Your goal: Keyword search on "cols": report each line of the records that contains it.

Given data:
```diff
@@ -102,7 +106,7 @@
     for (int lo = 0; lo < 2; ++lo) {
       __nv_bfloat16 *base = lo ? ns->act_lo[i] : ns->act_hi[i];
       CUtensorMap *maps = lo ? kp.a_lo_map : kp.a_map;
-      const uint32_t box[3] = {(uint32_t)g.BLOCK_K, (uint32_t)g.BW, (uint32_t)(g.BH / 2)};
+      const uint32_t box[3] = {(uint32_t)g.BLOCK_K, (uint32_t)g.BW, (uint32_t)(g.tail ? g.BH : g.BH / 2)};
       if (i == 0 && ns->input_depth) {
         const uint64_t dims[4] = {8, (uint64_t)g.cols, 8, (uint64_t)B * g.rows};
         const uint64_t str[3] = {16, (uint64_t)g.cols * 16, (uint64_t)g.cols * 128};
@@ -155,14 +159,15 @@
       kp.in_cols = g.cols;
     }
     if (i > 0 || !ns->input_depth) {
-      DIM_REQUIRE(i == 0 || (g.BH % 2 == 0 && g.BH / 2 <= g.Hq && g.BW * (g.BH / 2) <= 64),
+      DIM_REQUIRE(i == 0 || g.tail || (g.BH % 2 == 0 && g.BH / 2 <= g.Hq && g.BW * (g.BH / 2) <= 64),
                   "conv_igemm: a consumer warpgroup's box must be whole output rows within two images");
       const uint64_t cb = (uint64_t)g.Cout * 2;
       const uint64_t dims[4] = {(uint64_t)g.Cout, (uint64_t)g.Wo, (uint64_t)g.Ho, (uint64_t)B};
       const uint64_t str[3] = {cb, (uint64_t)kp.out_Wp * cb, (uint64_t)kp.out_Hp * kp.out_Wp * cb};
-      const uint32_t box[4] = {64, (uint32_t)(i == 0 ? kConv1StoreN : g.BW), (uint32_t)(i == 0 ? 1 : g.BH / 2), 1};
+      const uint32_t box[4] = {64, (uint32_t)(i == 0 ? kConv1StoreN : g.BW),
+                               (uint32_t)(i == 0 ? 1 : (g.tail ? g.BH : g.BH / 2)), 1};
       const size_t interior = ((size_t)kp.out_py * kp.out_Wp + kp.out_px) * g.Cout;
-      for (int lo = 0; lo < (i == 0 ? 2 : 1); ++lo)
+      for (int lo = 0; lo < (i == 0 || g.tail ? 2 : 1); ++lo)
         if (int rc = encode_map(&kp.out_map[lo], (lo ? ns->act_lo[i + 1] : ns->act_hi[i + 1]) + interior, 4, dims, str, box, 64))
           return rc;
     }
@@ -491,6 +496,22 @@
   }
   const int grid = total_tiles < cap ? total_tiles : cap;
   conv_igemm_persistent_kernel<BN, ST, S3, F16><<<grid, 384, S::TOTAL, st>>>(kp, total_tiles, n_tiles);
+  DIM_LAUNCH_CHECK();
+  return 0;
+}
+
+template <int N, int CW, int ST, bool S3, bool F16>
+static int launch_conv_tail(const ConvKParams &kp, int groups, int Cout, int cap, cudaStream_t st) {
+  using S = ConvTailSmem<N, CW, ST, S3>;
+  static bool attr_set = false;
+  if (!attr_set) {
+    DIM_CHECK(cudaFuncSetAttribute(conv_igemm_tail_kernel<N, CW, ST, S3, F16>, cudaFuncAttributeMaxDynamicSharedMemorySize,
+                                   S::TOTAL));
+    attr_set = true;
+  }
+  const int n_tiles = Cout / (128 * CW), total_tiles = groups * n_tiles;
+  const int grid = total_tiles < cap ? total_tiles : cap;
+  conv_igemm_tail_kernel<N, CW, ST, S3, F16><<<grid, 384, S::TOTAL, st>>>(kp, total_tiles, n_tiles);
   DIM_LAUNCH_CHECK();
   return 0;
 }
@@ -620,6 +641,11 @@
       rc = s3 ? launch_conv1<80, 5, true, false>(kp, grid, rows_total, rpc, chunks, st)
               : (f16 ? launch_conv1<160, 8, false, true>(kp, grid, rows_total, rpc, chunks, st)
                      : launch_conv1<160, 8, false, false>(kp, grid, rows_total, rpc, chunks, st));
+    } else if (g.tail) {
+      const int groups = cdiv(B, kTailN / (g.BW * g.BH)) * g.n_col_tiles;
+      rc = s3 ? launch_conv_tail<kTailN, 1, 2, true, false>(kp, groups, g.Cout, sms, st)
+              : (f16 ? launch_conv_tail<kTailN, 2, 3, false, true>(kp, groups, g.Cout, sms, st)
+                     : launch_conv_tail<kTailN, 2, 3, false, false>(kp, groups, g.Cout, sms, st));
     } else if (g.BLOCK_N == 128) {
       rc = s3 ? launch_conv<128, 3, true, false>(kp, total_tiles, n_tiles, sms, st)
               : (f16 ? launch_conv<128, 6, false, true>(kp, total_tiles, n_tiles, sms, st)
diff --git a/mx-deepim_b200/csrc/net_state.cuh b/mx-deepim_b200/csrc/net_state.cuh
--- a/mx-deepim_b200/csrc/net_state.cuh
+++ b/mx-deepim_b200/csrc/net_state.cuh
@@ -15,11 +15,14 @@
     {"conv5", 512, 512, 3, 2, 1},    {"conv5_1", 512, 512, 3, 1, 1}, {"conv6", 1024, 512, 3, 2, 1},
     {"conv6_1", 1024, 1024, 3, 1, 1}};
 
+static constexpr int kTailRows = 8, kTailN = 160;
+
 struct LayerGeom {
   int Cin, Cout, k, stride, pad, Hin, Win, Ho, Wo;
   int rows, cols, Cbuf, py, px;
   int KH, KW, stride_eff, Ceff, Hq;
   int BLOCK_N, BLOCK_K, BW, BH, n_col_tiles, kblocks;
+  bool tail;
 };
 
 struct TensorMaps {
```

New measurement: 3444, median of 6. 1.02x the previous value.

--

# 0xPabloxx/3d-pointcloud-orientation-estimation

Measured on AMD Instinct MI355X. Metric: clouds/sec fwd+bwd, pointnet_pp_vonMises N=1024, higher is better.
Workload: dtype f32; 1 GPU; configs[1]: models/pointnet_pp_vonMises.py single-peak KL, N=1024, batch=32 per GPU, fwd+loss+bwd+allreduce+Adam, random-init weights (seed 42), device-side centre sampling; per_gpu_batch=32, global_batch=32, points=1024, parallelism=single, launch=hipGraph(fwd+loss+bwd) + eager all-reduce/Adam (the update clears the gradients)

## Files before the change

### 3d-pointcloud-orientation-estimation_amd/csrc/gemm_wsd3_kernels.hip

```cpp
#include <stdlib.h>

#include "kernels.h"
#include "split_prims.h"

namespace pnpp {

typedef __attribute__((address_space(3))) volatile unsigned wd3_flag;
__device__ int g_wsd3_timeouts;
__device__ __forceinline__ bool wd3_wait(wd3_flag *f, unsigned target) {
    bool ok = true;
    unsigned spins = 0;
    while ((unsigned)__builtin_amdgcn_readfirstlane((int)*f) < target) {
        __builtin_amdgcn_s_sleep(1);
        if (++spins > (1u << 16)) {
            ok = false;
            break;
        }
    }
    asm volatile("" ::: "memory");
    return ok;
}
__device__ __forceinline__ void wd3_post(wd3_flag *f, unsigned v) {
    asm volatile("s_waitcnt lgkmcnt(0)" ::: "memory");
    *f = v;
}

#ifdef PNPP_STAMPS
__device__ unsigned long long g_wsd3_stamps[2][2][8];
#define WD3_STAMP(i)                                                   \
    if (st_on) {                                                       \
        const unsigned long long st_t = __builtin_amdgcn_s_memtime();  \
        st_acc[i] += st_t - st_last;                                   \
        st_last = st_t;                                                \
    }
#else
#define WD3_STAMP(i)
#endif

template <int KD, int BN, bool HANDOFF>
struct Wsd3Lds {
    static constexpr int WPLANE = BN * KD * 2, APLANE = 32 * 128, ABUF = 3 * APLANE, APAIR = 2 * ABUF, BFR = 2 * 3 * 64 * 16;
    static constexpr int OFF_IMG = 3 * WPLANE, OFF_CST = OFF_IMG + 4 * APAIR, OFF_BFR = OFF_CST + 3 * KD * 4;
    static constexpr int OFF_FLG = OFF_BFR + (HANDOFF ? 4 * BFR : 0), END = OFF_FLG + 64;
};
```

Expected answer:
         const uint64_t dims[4] = {8, (uint64_t)g.cols, 8, (uint64_t)B * g.rows};
         const uint64_t str[3] = {16, (uint64_t)g.cols * 16, (uint64_t)g.cols * 128};
       kp.in_cols = g.cols;
   int rows, cols, Cbuf, py, px;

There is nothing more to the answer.